Clark had been dating her roommate, Lana Lang, for months. But recently they’d broken up. And the way he’d been looking at Chloe lately made her think… well…
She opened her eyes and looked up at him. Clark bent and brushed a kiss over her cheek.
“Good night, Chlo.”
“Good night,” she whispered, unable to repress her smile. Clark didn’t ordinarily kiss her goodbye, even on the cheek.
It was, she thought, a step in the right direction.
He smiled back at her, then turned, disappearing with a whoosh and a rush of wind. She tiptoed into her room, careful not to wake up Lana, and stretched out on her narrow bed without even bothering to take off her jeans and t-shirt. She stared into the darkness, thinking.
Clark, she thought sleepily, had a lot of amazing talents that would make him a very good vigilante, if the two of them agreed to go in that direction. But she thought she could bring something to the table, too. She might not be superstrong or superfast or able to shoot heat out of her eyes—but she was damn good at finding information, and she was pretty good at thinking on her feet, too.

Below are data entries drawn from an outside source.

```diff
@@ -174,6 +201,9 @@
     double x[PJ], f[PJ], y[PJ][6], al[PJ][3], bc[PJ];
     size_t g[PJ];
     bool hasU[PJ], hasD[PJ];
+    const int nit = A.nit;
+    const double* __restrict__ tab = A.tab + (size_t)TAB_STRIDE * A.it0;
+    const double tab0 = step_rows_load(tab, 0, nit);
 #pragma unroll
     for (int pj = 0; pj < PJ; ++pj) {
         const int gj = oj + lj0 + pj, cj = min(gj, N - 1);
@@ -188,6 +218,7 @@
             for (int c = 0; c < 6; ++c) y[pj][c] = A.in[1 + c][g[pj]];
         }
     }
+    SR_PIN_OUT(A, out)
 #pragma unroll
     for (int pj = 0; pj < PJ; ++pj) {
         const int gj = oj + lj0 + pj;
@@ -227,14 +258,14 @@
         }
     };
     store_duals();
-    __syncthreads();
+    step_rows_store(stab, tab0, 0, nit);
 
     const double rho = A.rho;
-    const double* __restrict__ row = A.tab + (size_t)TAB_STRIDE * A.it0;
-    double tau = row[0], sigma = row[1], omega = row[2], inv1ptau = row[3], opw = row[4];
-    for (int it = 0; it < A.nit; ++it) {
-        const double* __restrict__ nrow = row + TAB_STRIDE * ((it + 1 < A.nit) ? it + 1 : it);
-        const double ntau = nrow[0], nsigma = nrow[1], nomega = nrow[2], ninv1ptau = nrow[3], nopw = nrow[4];
+    for (int it = 0; it < nit;) {
+    const int itb = min(nit, it + STAB_ROWS);
+    for (const double* row = stab; it < itb; ++it, row += STAB_COLS) {
+        __syncthreads();
+        const double tau = row[STAB_TAU], omega = row[STAB_OMEGA], inv1ptau = row[STAB_INV1PTAU], opw = row[STAB_OPW];
 #pragma unroll
         for (int pj = 0; pj < PJ; ++pj) {
             const int l = l0 + pj * RI;
@@ -259,6 +290,7 @@
             sxb[l] = bc[pj];
         }
         __syncthreads();
+        const double sigma = row[STAB_SIGMA];
 #pragma unroll
         for (int pj = 0; pj < PJ; ++pj) {
             const int l = l0 + pj * RI;
@@ -299,16 +331,16 @@
             }
         }
         store_duals();
-        tau = ntau; sigma = nsigma; omega = nomega; inv1ptau = ninv1ptau; opw = nopw;
-        __syncthreads();
+    }
+    if (itb < nit) step_rows_store(stab, step_rows_load(tab, itb, nit), itb, nit);
     }
 #pragma unroll
     for (int pj = 0; pj < PJ; ++pj) {
         const int gj = oj + lj0 + pj;
         if (gi >= ci0 && gi < ci1 && gj >= cj0 && gj < cj1) {
-            __hip_atomic_store(&A.out[0][g[pj]], x[pj], __ATOMIC_RELAXED, __HIP_MEMORY_SCOPE_AGENT);
-#pragma unroll
-            for (int c = 0; c < 6; ++c) __hip_atomic_store(&A.out[1 + c][g[pj]], y[pj][c], __ATOMIC_RELAXED, __HIP_MEMORY_SCOPE_AGENT);
+            __hip_atomic_store(&out[0][g[pj]], x[pj], __ATOMIC_RELAXED, __HIP_MEMORY_SCOPE_AGENT);
+#pragma unroll
+            for (int c = 0; c < 6; ++c) __hip_atomic_store(&out[1 + c][g[pj]], y[pj][c], __ATOMIC_RELAXED, __HIP_MEMORY_SCOPE_AGENT);
         }
     }
 }
```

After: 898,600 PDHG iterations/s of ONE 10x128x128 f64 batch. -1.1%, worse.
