static SpecBuffers spec_buffers(void *scratch, int64_t nc, int K) {
    char *p = (char *)scratch;
    auto take = [&](size_t bytes) { char *r = p; p += (bytes + 255) & ~size_t(255); return r; };
    SpecBuffers b;
    b.S = (CostasState *)take((size_t)nc * K * sizeof(CostasState));
    b.E = (CostasState *)take((size_t)nc * K * sizeof(CostasState));
    b.CP = (CostasState *)take((size_t)nc * kNumCkpt * K * sizeof(CostasState));
    b.map = (uint32_t *)take((size_t)nc * 4);
    b.T = (CostasState *)take((size_t)nc * sizeof(CostasState));
    b.ungated = (int32_t *)take((size_t)nc * 4);
    b.gidx = (int32_t *)take((size_t)nc * 4);
    b.run_list = (int32_t *)take((size_t)nc * K * 4);
    b.is_rep = (uint8_t *)take((size_t)nc * K);
    b.run_count = (int32_t *)take(64);
    b.resume = (CostasState *)take(64);
    b.stats = (int32_t *)take(64 + kCtlSlot);
    return b;
}
void costas_scratch_layout(int64_t n, int K, int64_t out3[3]) {
    const int64_t nc = (std::max<int64_t>(n - 1, 0) + kChunk - 1) / kChunk;
    const SpecBuffers b = spec_buffers(nullptr, nc, K);
    out3[0] = (int64_t)costas_scratch_bytes(n);
    out3[1] = (int64_t)(uintptr_t)costas_ctl(b) + (int64_t)sizeof(CostasCtl);
    out3[2] = (int64_t)sizeof(CostasCtl);
}

template <int DT, int ORDER>
static int launch_costas_spec(const CostasArgs &a, void *scratch, urhgpu_ctx *ctx);
template <int DT, int ORDER>
static int launch_costas_dev(const CostasArgs &a, void *scratch, urhgpu_ctx *ctx, int rounds, int32_t *h_stats);

constexpr double kEmptyRoundUs = 25.0, kCostasBaseUs = 1800.0, kCostasUsPerChunk = 0.046, kEmptyRoundsShare = 0.10;
static int costas_auto_rounds(int64_t nc) {
    const double fit = kEmptyRoundsShare * (kCostasBaseUs + kCostasUsPerChunk * (double)nc) / kEmptyRoundUs;
    return (int)std::min<double>(kMaxRounds, std::max<double>(2.0, fit));
}

template <int DT>
static int launch_costas_dt(const CostasArgs &a, void *scratch, urhgpu_ctx *ctx) {
    const bool parallel = (a.loop_order == 2 || a.loop_order == 4) && a.n > 2 * kChunk && scratch != nullptr;
    int32_t *h_stats = ctx->costas_stats_next ? ctx->costas_stats_next : (int32_t *)(ctx->h_counts + 12);
    if (!parallel) {
        hipLaunchKernelGGL(k_costas<DT>, dim3(1), dim3(64), 0, ctx->stream, a);
        memset(h_stats, 0, 24);
        return URHGPU_OK;
    }
    if (ctx->tune_costas_dev_rounds >= 0 || ctx->pipelined) {
        const int rounds = ctx->tune_costas_dev_rounds >= 0 ? ctx->tune_costas_dev_rounds : costas_auto_rounds((a.n - 1 + kChunk - 1) / kChunk);
        return a.loop_order == 4 ? launch_costas_dev<DT, 4>(a, scratch, ctx, rounds, h_stats) : launch_costas_dev<DT, 2>(a, scratch, ctx, rounds, h_stats);
    }
    return a.loop_order == 4 ? launch_costas_spec<DT, 4>(a, scratch, ctx) : launch_costas_spec<DT, 2>(a, scratch, ctx);
}

template <int DT, int ORDER>
static int launch_costas_dev(const CostasArgs &a, void *scratch, urhgpu_ctx *ctx, int rounds, int32_t *h_stats) {
    hipStream_t s = ctx->stream;
    const int K = (a.loop_order == 4) ? 8 : 4;
    const int64_t nc = (a.n - 1 + kChunk - 1) / kChunk;
    SpecBuffers b = spec_buffers(scratch, nc, K);
    URH_HIP(hipMemsetAsync(b.stats, 0, 64 + kCtlSlot, s));
    URH_HIP(hipMemsetAsync(b.resume, 0, 64, s));
    const dim3 g_cand((unsigned)((nc * K + 255) / 256)), g_chunk((unsigned)((nc + 255) / 256));
    for (int round = 0; round <= rounds; ++round) {
        URH_HIP(hipMemsetAsync(b.run_count, 0, 4, s));
        hipLaunchKernelGGL((k_costas_spec<DT, ORDER, false, true>), g_cand, dim3(256), 0, s, a, b, nc, K, (int64_t)0, 0, 0.0f);
        hipLaunchKernelGGL((k_costas_run<DT, ORDER>), g_cand, dim3(256), 0, s, a, b, K);
        hipLaunchKernelGGL(k_costas_map<true>, g_chunk, dim3(256), 0, s, b, nc, K, (int64_t)1);
        hipLaunchKernelGGL((k_costas_stitch<DT, ORDER, false, true>), dim3(1), dim3(kStitchBlock), 0, s, a, b, nc, K, (int64_t)1, round < rounds ? 1 : 0);
    }
    hipLaunchKernelGGL((k_costas_final<DT, ORDER>), dim3((unsigned)((nc * kNumCkpt + 255) / 256)), dim3(256), 0, s, a, b, nc, K);
    URH_HIP(hipGetLastError());
    URH_HIP(hipMemcpyAsync(h_stats, b.stats, 20, hipMemcpyDeviceToHost, s));
    return URHGPU_OK;
}

template <int DT, int ORDER>
static int launch_costas_spec(const CostasArgs &a, void *scratch, urhgpu_ctx *ctx) {
    hipStream_t s = ctx->stream;
    const int K = (a.loop_order == 4) ? 8 : 4;
    const int64_t nc = (a.n - 1 + kChunk - 1) / kChunk;
    SpecBuffers b = spec_buffers(scratch, nc, K);
    URH_HIP(hipMemsetAsync(b.stats, 0, 64, s));
    URH_HIP(hipMemsetAsync(b.resume, 0, 64, s));
    int64_t c_from = 0;
    int use_seed = 0;
    float seed_freq = 0.0f;
    int32_t *h = (int32_t *)(ctx->h_counts + 12);
    int rounds = 0;
    for (int round = 0;; ++round) {
        const int64_t todo = nc - c_from;
        URH_HIP(hipMemsetAsync(b.run_count, 0, 4, s));
        hipLaunchKernelGGL((k_costas_spec<DT, ORDER>), dim3((unsigned)((todo * K + 255) / 256)), dim3(256), 0, s, a, b, nc, K, c_from, use_seed,
                           seed_freq);
        hipLaunchKernelGGL((k_costas_run<DT, ORDER>), dim3((unsigned)((todo * K + 255) / 256)), dim3(256), 0, s, a, b, K);
        hipLaunchKernelGGL(k_costas_map<false>, dim3((unsigned)((todo + 255) / 256)), dim3(256), 0, s, b, nc, K, std::max<int64_t>(c_from, 1));
        hipLaunchKernelGGL((k_costas_stitch<DT, ORDER>), dim3(1), dim3(kStitchBlock), 0, s, a, b, nc, K, std::max<int64_t>(c_from, 1),
                           round < kMaxRounds ? 1 : 0);
        URH_HIP(hipGetLastError());
        URH_HIP(hipMemcpyAsync(h, b.stats, 20, hipMemcpyDeviceToHost, s));
        URH_HIP(hipMemcpyAsync(h + 6, b.resume, 8, hipMemcpyDeviceToHost, s));
        URH_HIP(hipStreamSynchronize(s));
        ++g_costas_host_syncs;
        center_note_wait();
        const int64_t stop_at = h[3];
        if (stop_at >= nc) break;
        c_from = stop_at;
        use_seed = 1;
        memcpy(&seed_freq, h + 6, 4);
        rounds = round + 1;
    }
    h[4] = rounds;
    hipLaunchKernelGGL((k_costas_final<DT, ORDER>), dim3((unsigned)((nc * kNumCkpt + 255) / 256)), dim3(256), 0, s, a, b, nc, K);
    return URHGPU_OK;
}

The two of them, working together, had saved a lot of lives over the past few years. She thought they could save even more if they got proactive about it, trying to stop crime before it started.
That would mean fewer stories to cover for the Planet, of course. But she could live with that, especially if they could spare even a few people from going through the kind of horror James Pritchard had had to cope with.
There would, she knew, always be crime. But maybe, just maybe, if she and Clark worked together, they could help more people, save more lives. It was certainly something to think about. Something to aspire to.
She closed her eyes, and dreamed of a better world.